Auf den ersten beiden Etappen und kurz vor der Zielankunft in Chamonix kamen ein paar Freunde, um sie zu begleiten. Sonst lief sie alleine. Größtes Problem, wenn Julia überhaupt eines hatte: der schwere Rucksack. Üblicher Weise läuft sie mit leichtem Gepäck, aber in diesem speziellen Fall musste sie Klamotten für alle Fälle dabei haben: Regen, Sonne, Hitze, Schnee. „Das war schwierig, ja. Ich hatte zwar trainiert mit Rucksack zu laufen, aber ohne läuft es sich definitiv leichter“, grinst sie. Ob sie irgendwann nicht Blasen an den Füßen bekommen hätte? Nein, dazu neige sie grundsätzlich nicht. Geschlafen hat sie, je nach Routenverlauf, oft auf Berghütten, manchmal, wenn sie ins Tal kam, auch in einer Pension. Auf die Frage, ob es nicht nervend war für eine Talquerung wieder alles an Höhe zu verlieren, was man sich zuvor erkämpft hat, sagt sie trocken: „Es hatte auf jeden Fall den Vorteil, dass ich auch einmal in einem Supermarkt schnell etwas einkaufen konnte.“
Ans Aufgeben hat sie nie gedacht. Nur einmal, am Klausenpass im dichten Nebel, bei Regen und null Grad mitten im August, da fragte sie sich kurz: „Wieso tust du dir das bloß an?“ Aber insgesamt – um im Bild zu bleiben – lief es gut. Und das, obwohl das Wetter phasenweise richtig mies war. „Es macht mir ja nichts aus im Regen oder bei Schneefall zu laufen, aber es war halt schade. Wenn du Jungfrau, Mönch und Eiger vor dir weißt, sie aber nicht einmal sehen kannst, dann ist das bitter.“ Dafür gab’s auch eine Parade-Etappe, jene nämlich als sie im Berner Oberland am „Hochtörli“ ankam. Da stimmte einfach alles: Wetter gut, Panorama klasse, Stimmung bestens, Beine frisch.
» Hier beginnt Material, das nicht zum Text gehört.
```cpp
#if MSDA_ROWS_COUNT
  for (int i = 0; i < 5; ++i) {
    unsigned v = n_scan[i];
    for (int o = 32; o > 0; o >>= 1) v += __shfl_xor(v, o);
    if ((threadIdx.x & 63) == 0 && v) atomicAdd(&g_rows_scan[i], (unsigned long long)v);
  }
#endif
#if MSDA_ROWS_STAMP
  ROWS_STAMP(6);
  if ((threadIdx.x & 63) == 0)
    for (int i = 0; i < 8; ++i) atomicAdd(&g_rows_stamp[i], (unsigned long long)st_acc[i]);
#endif
  if ((MSDA_ROWS_SKIP & 64) && sums[0][0].x != 123.456f) return;
  const int cy = cell / cw, cx = cell - cy * cw;
  const bool is_out = cell < n_cells && cy >= 1 && cx >= 1;
  {
    float4 *mine = lds_pool + (cell * 4 + quarter) * 6;
#pragma unroll
    for (int j = 1; j < 4; ++j)
#pragma unroll
      for (int kk = 0; kk < 2; ++kk)
        mine[(j - 1) * 2 + kk] = make_float4(sums[j][2 * kk].x, sums[j][2 * kk].y, sums[j][2 * kk + 1].x, sums[j][2 * kk + 1].y);
    lds_barrier();
    if (is_out) {
      const int src[3] = {cell - 1, cell - cw, cell - cw - 1};
#pragma unroll
      for (int j = 0; j < 3; ++j)
#pragma unroll
        for (int kk = 0; kk < 2; ++kk) {
          const float4 v = lds_pool[(src[j] * 4 + quarter) * 6 + j * 2 + kk];
          sums[0][2 * kk] += (rows_v2f){v.x, v.y};
          sums[0][2 * kk + 1] += (rows_v2f){v.z, v.w};
        }
    }
  }

  float4 acc[2];
#pragma unroll
  for (int k = 0; k < 2; ++k) acc[k] = make_float4(sums[0][2 * k].x, sums[0][2 * k].y, sums[0][2 * k + 1].x, sums[0][2 * k + 1].y);
  const long long tok0 = (long long)b * S + p.start[l];
  if (n_chunks == 1) {
    if (is_out) {
      const long long token = tok0 + (long long)(y0 + cy - 1) * W + (x0 + cx - 1);
      float *dst = grad_value + (token * M + m) * 32 + quarter * 8;
      const bool padded = vmask && vmask[token];
#pragma unroll
      for (int k = 0; k < 2; ++k) st4(dst + 4 * k, padded ? make_float4(0.f, 0.f, 0.f, 0.f) : acc[k]);
    }
  } else {
    lds_barrier();
    float *rows_lds = reinterpret_cast<float *>(go_lds);
    if (is_out) {
#pragma unroll
      for (int k = 0; k < 2; ++k) *reinterpret_cast<float4 *>(rows_lds + cell * 32 + quarter * 8 + 4 * k) = acc[k];
    }
    __syncthreads();
    const int ch = tid & 31;
    for (int rr = tid >> 5; rr < n_cells; rr += kRowThreads / 32) {
      const int ry = rr / cw, rx = rr - ry * cw;
      if (ry < 1 || rx < 1) continue;
      const float v = rows_lds[rr * 32 + ch];
      const long long token = tok0 + (long long)(y0 + ry - 1) * W + (x0 + rx - 1);
      if (v != 0.f && !(vmask && vmask[token])) atomicAdd(grad_value + (token * M + m) * 32 + ch, v);
    }
  }
}

}
```

Before: 248.0 img/s.

## Add optional persistent work-loop to scatter_rows kernel with cross-item prefetch

Restructures the row-scatter backward kernel so each workgroup can loop over several plan items, assigned round-robin in a serpentine order. The next item's descriptor is decoded and its first candidates prefetched while the current item is processed, through scalar constant-address loads. Persistence is off by default (scatter_persistent=0), so each workgroup still handles exactly one item. The default path nonetheless runs the rewritten loop, which adds register pressure and extra barrier and selection logic.

```diff
diff --git a/monosowa_amd/csrc/msda_capi.hip b/monosowa_amd/csrc/msda_capi.hip
--- a/monosowa_amd/csrc/msda_capi.hip
+++ b/monosowa_amd/csrc/msda_capi.hip
@@ -42,6 +42,8 @@
   int window_halo = 5;
   int window_persistent = 1;
   int scatter_rows = 1;
+  int scatter_persistent = 0;
+  int scatter_persistent_wgs = 0;
   int scatter_reach = 6;
   int directional = 1;
   int scatter_lists = 0;
@@ -59,6 +61,7 @@
     if (const char *e = std::getenv("MSDA_WINDOW")) window = std::atoi(e) & 3;
     if (const char *e = std::getenv("MSDA_WINDOW_PERSISTENT")) window_persistent = std::atoi(e) != 0;
     if (const char *e = std::getenv("MSDA_SCATTER_ROWS")) scatter_rows = std::atoi(e) != 0;
+    if (const char *e = std::getenv("MSDA_SCATTER_PERSISTENT")) scatter_persistent = std::atoi(e) != 0;
     if (const char *e = std::getenv("MSDA_SCATTER_REACH")) scatter_reach = std::min(16, std::max(1, std::atoi(e)));
     if (const char *e = std::getenv("MSDA_WINDOW_HALO")) window_halo = std::min(32, std::max(0, std::atoi(e)));
     if (const char *e = std::getenv("MSDA_DIRECTIONAL")) directional = std::atoi(e) != 0;
@@ -172,6 +175,13 @@
     return std::max(8, cus / 8 * 8);
   }();
   return n;
+}
+
+inline int scatter_rows_wgs(int n_items, int groups) {
+  const Options &o = options();
+  if (!o.scatter_persistent) return n_items;
+  const int w = o.scatter_persistent_wgs > 0 ? o.scatter_persistent_wgs : 2 * persistent_grid() / (8 * groups);
+  return std::max(1, std::min(w, n_items));
 }
 
 constexpr int kWinMaxStride = 4096;
@@ -408,9 +418,9 @@
                                    sizeof(float) * (size_t)rp.H[l] * rp.W[l] * M * 32, B, stream);
               if (e != hipSuccess) return (int)e;
             }
-            const int groups = (B * M + 7) / 8;
-            msda::scatter_rows_kernel<false, true><<<8 * rp.n_items * groups, msda::kRowThreads, 0, stream>>>(
-                loc, attw, grad_out, grad_value, nullptr, 0, nullptr, rp, B, S, M, 0, 0, vv.mask, nullptr, lists, counts, bp, far_mask);
+            const int groups = (B * M + 7) / 8, wgs = scatter_rows_wgs(rp.n_items, groups);
+            msda::scatter_rows_kernel<false, true><<<8 * wgs * groups, msda::kRowThreads, 0, stream>>>(
+                loc, attw, grad_out, grad_value, nullptr, 0, nullptr, rp, B, S, M, 0, 0, wgs, vv.mask, nullptr, lists, counts, bp, far_mask);
             launch_gather<true, true, true>(value, loc, attw, grad_out, nullptr, grad_loc, grad_attw, fused_ref, fused_ref_dim,
                                             shapes_host, lsi_host, B, S, M, Lq, stream, loc_rs, aw_rs, grad_value, 0, vv, nullptr, far_mask);
             return launch_status();
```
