template <typename T>
void Engine<T>::fit(H& h, const CsrView<T>& A, bool defer_finish) {
  hipStream_t s = h.stream;
  covar_check(h, (uint64_t)A.rows, true, false);
  scale_check(h, (uint64_t)A.rows, (uint64_t)A.cols, true, false);
  h.scale_fit = h.scale_mode;
  h.held_tail.reset();
  h.held_small.reset();
  covar_fit_basis<T>(h);
  {
    const double lw = (double)(h.opt.n_components + h.opt.n_oversamples) <= 64 ? 64.0 : 128.0;
    h.held_small.defer = defer_finish && h.mask.empty() && h.opt.method == SAPCA_RANDOM && sizeof(T) == 4 &&
                         (h.comm.active() || (double)A.rows * lw * lw <= 400e3 * 64.0 * 64.0) && !h.covar.active() && h.scale_fit == 0;
  }
  h.spans.clear();
  h.comm.host_ms = 0;
  h.timer.begin_collect(s, h.opt.collect_timings != 0);
  const int total_ev = h.timer.start();
  h.fitted = false;
  h.timings.lanczos_steps = 0;
  SAPCA_CHECK(h.opt.n_components > 0, SAPCA_ERR_ARG, "n_components must be positive");
  SAPCA_CHECK(A.rows > 0 && A.cols > 0, SAPCA_ERR_ARG, "empty matrix");
  prepare(h, A);
  const int64_t n_used = h.a_used.cols;
  if ((int64_t)h.opt.n_components > std::min<int64_t>((int64_t)h.m_global - (int64_t)h.covar.fit.rank, n_used))
    throw Error(SAPCA_ERR_SVD, std::string(h.opt.method == SAPCA_RANDOM ? "Randomized SVD" : "SVD") +
                                   " computation failed: n_components exceeds the matrix dimensions");
  SAPCA_CHECK(h.m_global >= 2, SAPCA_ERR_ARG, "need at least two samples");

  auto device_means = [&] {
    T* d_mu = h.mean_used_dev.as<T>((size_t)n_used);
    if (h.opt.center)
      k::mean_from_sums(h.stats.ptr<double>(), (double)h.m_global, h.has_mask_maps ? h.sel_rows_dev.ptr<int32_t>() : nullptr, n_used, d_mu, s);
    else
      SAPCA_HIP(hipMemsetAsync(d_mu, 0, (size_t)n_used * sizeof(T), s));
  };

  if (h.opt.method == SAPCA_RANDOM) {
    device_means();
    if (h.scale_fit) column_scale_factors<T>(h, n_used);
    fit_randomized(h);
  } else {
    const bool centred = h.opt.lanczos_center != 0 && h.opt.center != 0;
    const bool sums_on_side = h.lz_scatter && h.stats_on_side;
    const bool means_first = !sums_on_side || centred;
    if (sums_on_side && centred) SAPCA_HIP(hipStreamWaitEvent(s, h.ev_stats, 0));
    if (means_first) device_means();
    if (centred)
      k::mean_from_sums(h.stats.ptr<double>(), (double)h.m_global, h.has_mask_maps ? h.sel_rows_dev.ptr<int32_t>() : nullptr, n_used,
                        h.lz_mu.as<double>((size_t)n_used), s);
    fit_lanczos(h, centred);
    if (!means_first) {
      SAPCA_HIP(hipStreamWaitEvent(s, h.ev_stats, 0));
      device_means();
    }
  }

  h.k = h.opt.n_components;
  h.n_used = (uint64_t)n_used;
  h.n_cols = (uint64_t)A.cols;
  h.m_fit = h.m_global;
  h.dtype = kDtype;
  h.fitted = true;
  h.scale_model = h.scale_fit;
  h.covar.model = h.covar.fit;
  h.timer.stop(total_ev);
  h.held_tail.total_ev = total_ev;
  h.held_tail.pending = true;
  if (!defer_finish || !h.mask.empty() || h.covar.fit.design > 0) finish_fit(h);
}
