ACT_HD void chain_bu(ge& acc_l, ge& acc_u, const ge& N, const sc& s_l, const sc& s_u, uint32_t* bk, uint32_t* lds_wave = nullptr) {
  const ge id = ge_identity();
  for (int b = 0; b < BUCKETS; b++) bucket_store(bk + b * GE_WORDS, id);
  uint32_t w[8], carry = 0;
  for (int i = 0; i < 8; i++) w[i] = s_l.v[i];
  naf_state nu = naf_init(s_u);
#if defined(__HIP_DEVICE_COMPILE__)
  ge_to_lds(lds_wave, id);
  ge_to_lds(lds_wave + GE_LDS_WORDS_PER_WAVE, id);
  auto add_u = [&](const ge_cached& q, int d) {
    uint32_t* home = lds_wave + ((d == 3 || d == -3) ? GE_LDS_WORDS_PER_WAVE : 0);
    ge_to_lds(home, ge_add_cached(ge_from_lds(home), ge_cached_cneg(q, d < 0)));
  };
#else
  ge U[2] = {id, id};
  auto add_u = [&](const ge_cached& q, int d) {
    ge& t = U[(d == 3 || d == -3) ? 1 : 0];
    t = ge_add_cached(t, ge_cached_cneg(q, d < 0));
  };
#endif
  ge P = N;
  for (int step = 0; step < 64; step++) {
    uint32_t v = (w[0] & 15u) + carry;
    for (int i = 0; i < 7; i++) w[i] = (w[i] >> 4) | (w[i + 1] << 28);
    w[7] >>= 4;
    carry = v > 8u ? 1u : 0u;
    bool neg = v > 8u;
    uint32_t mag = neg ? 16u - v : v;
    ge_cached c = ge_to_cached(P);
    uint32_t* slot = bk + mag * GE_WORDS;
    ge B = bucket_load(slot);
    B = ge_add_cached(B, ge_cached_cneg(c, neg));
    bucket_store(slot, B);
    int u = naf3_next(nu);
    if (u != 0) add_u(c, u);
    int u1 = naf3_next(nu), u2 = naf3_next(nu), u3 = naf3_next(nu);
    if (step == 63) {
      if (u1 != 0) { P = ge_double_opt(P, true); add_u(ge_to_cached(P), u1); }
      break;
    }
    P = ge_double_opt(P, u1 != 0);
    if (u1 != 0) add_u(ge_to_cached(P), u1);
    P = ge_double_opt(P, u2 != 0);
    if (u2 != 0) add_u(ge_to_cached(P), u2);
    P = ge_double_opt(P, u3 != 0);
    if (u3 != 0) add_u(ge_to_cached(P), u3);
    P = ge_double_opt(P, true);
  }
  {
#if defined(__HIP_DEVICE_COMPILE__)
    const ge U1 = ge_from_lds(lds_wave), U3 = ge_from_lds(lds_wave + GE_LDS_WORDS_PER_WAVE);
#else
    const ge U1 = U[0], U3 = U[1];
#endif
    acc_u = ge_add_cached(acc_u, ge_to_cached(U1));
    acc_u = ge_add_cached(acc_u, ge_to_cached(U3));
    acc_u = ge_add_cached(acc_u, ge_to_cached(ge_double_opt(U3, true)));
  }
  ge S = bucket_load(bk + 8 * GE_WORDS);
  ge R = S;
  for (int vv = 7; vv >= 1; vv--) {
    S = ge_add_cached(S, ge_to_cached(bucket_load(bk + vv * GE_WORDS)));
    R = ge_add_cached(R, ge_to_cached(S));
  }
  acc_l = R;
}

template <int NACC>
ACT_HD void chain_b(ge* acc, const ge& N, const sc* s, uint32_t* bk) {
  const ge id = ge_identity();
  for (int b = 0; b < NACC * BUCKETS; b++) bucket_store(bk + b * GE_WORDS, id);
  uint32_t w[NACC][8], carry[NACC];
  for (int a = 0; a < NACC; a++) { carry[a] = 0; for (int i = 0; i < 8; i++) w[a][i] = s[a].v[i]; }
  ge P = N;
  for (int step = 0; step < 64; step++) {
    ge_cached c = ge_to_cached(P);
#pragma unroll
    for (int a = 0; a < NACC; a++) {
      uint32_t v = (w[a][0] & 15u) + carry[a];
      for (int i = 0; i < 7; i++) w[a][i] = (w[a][i] >> 4) | (w[a][i + 1] << 28);
      w[a][7] >>= 4;
      carry[a] = v > 8u ? 1u : 0u;
      bool neg = v > 8u;
      uint32_t mag = neg ? 16u - v : v;
      uint32_t* slot = bk + ((size_t)a * BUCKETS + mag) * GE_WORDS;
      bucket_store(slot, ge_add_cached(bucket_load(slot), ge_cached_cneg(c, neg)));
    }
    if (step == 63) break;
    P = ge_double_opt(P, false); P = ge_double_opt(P, false); P = ge_double_opt(P, false);
    P = ge_double_opt(P, true);
  }
  for (int a = 0; a < NACC; a++) {
    const uint32_t* ba = bk + (size_t)a * BUCKET_WORDS;
    ge S = bucket_load(ba + 8 * GE_WORDS);
    ge R = S;
    for (int vv = 7; vv >= 1; vv--) {
      S = ge_add_cached(S, ge_to_cached(bucket_load(ba + vv * GE_WORDS)));
      R = ge_add_cached(R, ge_to_cached(S));
    }
    acc[a] = ge_add_cached(acc[a], ge_to_cached(R));
  }
}

constexpr int CT_WINDOWS = 64, CT_ENTRIES = 8;
constexpr size_t CT_TABLE_WORDS = (size_t)CT_WINDOWS * CT_ENTRIES * NIELS_WORDS;
ACT_HD ge fixed_base_acc_ct(ge acc, const uint32_t* table, const sc& s) {
  uint32_t t[8];
  radix16_bias(t, s);
#pragma unroll 1
  for (int wd = 0; wd < 8; wd++) {
    uint32_t word = t[0];
    for (int i = 0; i < 7; i++) t[i] = t[i + 1];
#pragma unroll 1
    for (int k = 0; k < 8; k++) {
      const uint32_t nib = word & 15u; word >>= 4;
      const bool neg = nib < 8u;
      const uint32_t mag = neg ? 8u - nib : nib - 8u;
      const uint32_t* row = table + (size_t)(wd * 8 + k) * CT_ENTRIES * NIELS_WORDS;
      ge_niels q = ge_niels_identity();
      for (uint32_t e = 1; e <= (uint32_t)CT_ENTRIES; e++) {
        const ge_niels c = niels_load(row + (size_t)(e - 1) * NIELS_WORDS);
        const uint32_t m = fe_mask(e == mag);
        q.ypx = fe_select_m(q.ypx, c.ypx, m); q.ymx = fe_select_m(q.ymx, c.ymx, m); q.xy2d = fe_select_m(q.xy2d, c.xy2d, m);
      }
      acc = ge_madd(acc, ge_niels_cneg(q, neg));
    }
  }
  return acc;
}
#ifndef ACT_MF_KSTEPS
#define ACT_MF_KSTEPS 2
#endif
constexpr int MF_KSTEPS = ACT_MF_KSTEPS, MF_ENTRIES = 32 * MF_KSTEPS;
constexpr int MF_WBITS = MF_KSTEPS == 1 ? 6 : MF_KSTEPS == 2 ? 7 : 8, MF_WINDOWS = (253 + MF_WBITS - 1) / MF_WBITS;
constexpr int MF_WINDOW_BYTES = MF_KSTEPS * 4 * 2 * 32 * 16;
static_assert(MF_KSTEPS == 1 || MF_KSTEPS == 2 || MF_KSTEPS == 4, "32, 64 or 128 entries per window");
#if defined(__HIP_DEVICE_COMPILE__)
typedef int mf_v4i __attribute__((ext_vector_type(4)));
typedef int mf_v16i __attribute__((ext_vector_type(16)));
__device__ __forceinline__ mf_v4i mf_onehot16(int idx, int h) {
  const int rel = idx - 16 * h;
  const int val = (int)(1u << (8 * (rel & 3))), w = rel >> 2;
  mf_v4i b;
  b[0] = (w == 0) ? val : 0; b[1] = (w == 1) ? val : 0; b[2] = (w == 2) ? val : 0; b[3] = (w == 3) ? val : 0;
  return b;
}
__device__ __forceinline__ uint32_t mf_pack4(const mf_v16i& v, int q) {
  return __builtin_amdgcn_perm((uint32_t)v[4 * q + 1], (uint32_t)v[4 * q], 0x0c0c0400u) |
         (__builtin_amdgcn_perm((uint32_t)v[4 * q + 3], (uint32_t)v[4 * q + 2], 0x0c0c0400u) << 16);
}
__device__ __forceinline__ void mf_select(uint32_t w[27], const uint8_t* tabA, int idx) {
  const int lane = (int)(threadIdx.x & 63u), h = lane >> 5, r = lane & 31;
  const auto sw = __builtin_amdgcn_permlane32_swap((unsigned)idx, (unsigned)idx, false, false);
  mf_v4i b_lo[MF_KSTEPS], b_hi[MF_KSTEPS];
#pragma unroll
  for (int ks = 0; ks < MF_KSTEPS; ks++) { b_lo[ks] = mf_onehot16((int)sw[0] - 32 * ks, h); b_hi[ks] = mf_onehot16((int)sw[1] - 32 * ks, h); }
  const mf_v16i zero = {0, 0, 0, 0, 0, 0, 0, 0, 0, 0, 0, 0, 0, 0, 0, 0};
#pragma unroll
  for (int t = 0; t < 4; t++) {
    mf_v16i x = zero, y = zero;
#pragma unroll
    for (int ks = 0; ks < MF_KSTEPS; ks++) {
      const mf_v4i a = *reinterpret_cast<const mf_v4i*>(tabA + (((ks * 4 + t) * 2 + h) * 32 + r) * 16);
      x = __builtin_amdgcn_mfma_i32_32x32x32_i8(a, b_lo[ks], x, 0, 0, 0);
      y = __builtin_amdgcn_mfma_i32_32x32x32_i8(a, b_hi[ks], y, 0, 0, 0);
    }
    const int nq = t < 3 ? 4 : 2;
#pragma unroll
    for (int q = 0; q < nq; q++) {
      const bool need_hi = t < 3 || q == 0;
      uint32_t xw = mf_pack4(x, q), yw = mf_pack4(y, q);
      const auto s = __builtin_amdgcn_permlane32_swap(xw, yw, false, false);
      w[8 * t + 2 * q] = s[0];
      if (need_hi) w[8 * t + 2 * q + 1] = s[1];
    }
  }
}
__device__ __forceinline__ constexpr uint32_t mf_bias_word(int i) {
  uint32_t v = 0;
  for (int w = 0; w < MF_WINDOWS; w++) { const int bit = MF_WBITS * w + MF_WBITS - 1; if (bit / 32 == i) v |= 1u << (bit % 32); }
  return v;
}
__device__ __forceinline__ ge fixed_base_acc_mf(ge acc, const uint8_t* tab_mf, const sc& s) {
  uint32_t t[9];
  uint64_t c = 0;
  constexpr uint32_t bias[9] = {mf_bias_word(0), mf_bias_word(1), mf_bias_word(2), mf_bias_word(3), mf_bias_word(4), mf_bias_word(5), mf_bias_word(6), mf_bias_word(7), mf_bias_word(8)};
  for (int i = 0; i < 8; i++) { c += (uint64_t)s.v[i] + bias[i]; t[i] = (uint32_t)c; c >>= 32; }
  t[8] = (uint32_t)c + bias[8];
#pragma unroll 1
  for (int wd = 0; wd < MF_WINDOWS; wd++) {
    const int d = (int)(t[0] & ((1u << MF_WBITS) - 1u)) - (1 << (MF_WBITS - 1));
    for (int i = 0; i < 8; i++) t[i] = (t[i] >> MF_WBITS) | (t[i + 1] << (32 - MF_WBITS));
    t[8] >>= MF_WBITS;
    const bool neg = d < 0;
    const int mag = neg ? -d : d;
    uint32_t w[27];
    mf_select(w, tab_mf + (size_t)wd * MF_WINDOW_BYTES, mag - 1);
    const uint32_t one = mag == 0 ? 1u : 0u;
    ge_niels q;
    for (int i = 0; i < FE_LIMBS; i++) { q.ypx.v[i] = w[i]; q.ymx.v[i] = w[FE_LIMBS + i]; q.xy2d.v[i] = w[2 * FE_LIMBS + i]; }
    q.ypx.v[0] |= one; q.ymx.v[0] |= one;
    acc = ge_madd(acc, ge_niels_cneg(q, neg));
  }
  return acc;
}
#elif defined(__HIPCC__)
__device__ ge fixed_base_acc_mf(ge acc, const uint8_t* tab_mf, const sc& s);
#endif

Was nimmt Frau Böttger, die man als Personal Trainerin buchen kann, mit von diesem Projekt? Die Schinderei hat sie nach drei Ruhetagen offensichtlich schon vergessen, denn sie strahlt: „Es war ein Wahnsinns-Erlebnis, so lange ganz alleine, mit und bei mir selbst zu sein. Einfach nur zu laufen, an nichts zu denken, das war großartig. Es fällt mir richtig schwer, mich wieder in den Alltag einzufinden.“
Einen Kaffee später steht sie auf. Sie müsse sich mal eben die Beine kurz vertreten. Das lange Sitzen, es fällt ihr schwer.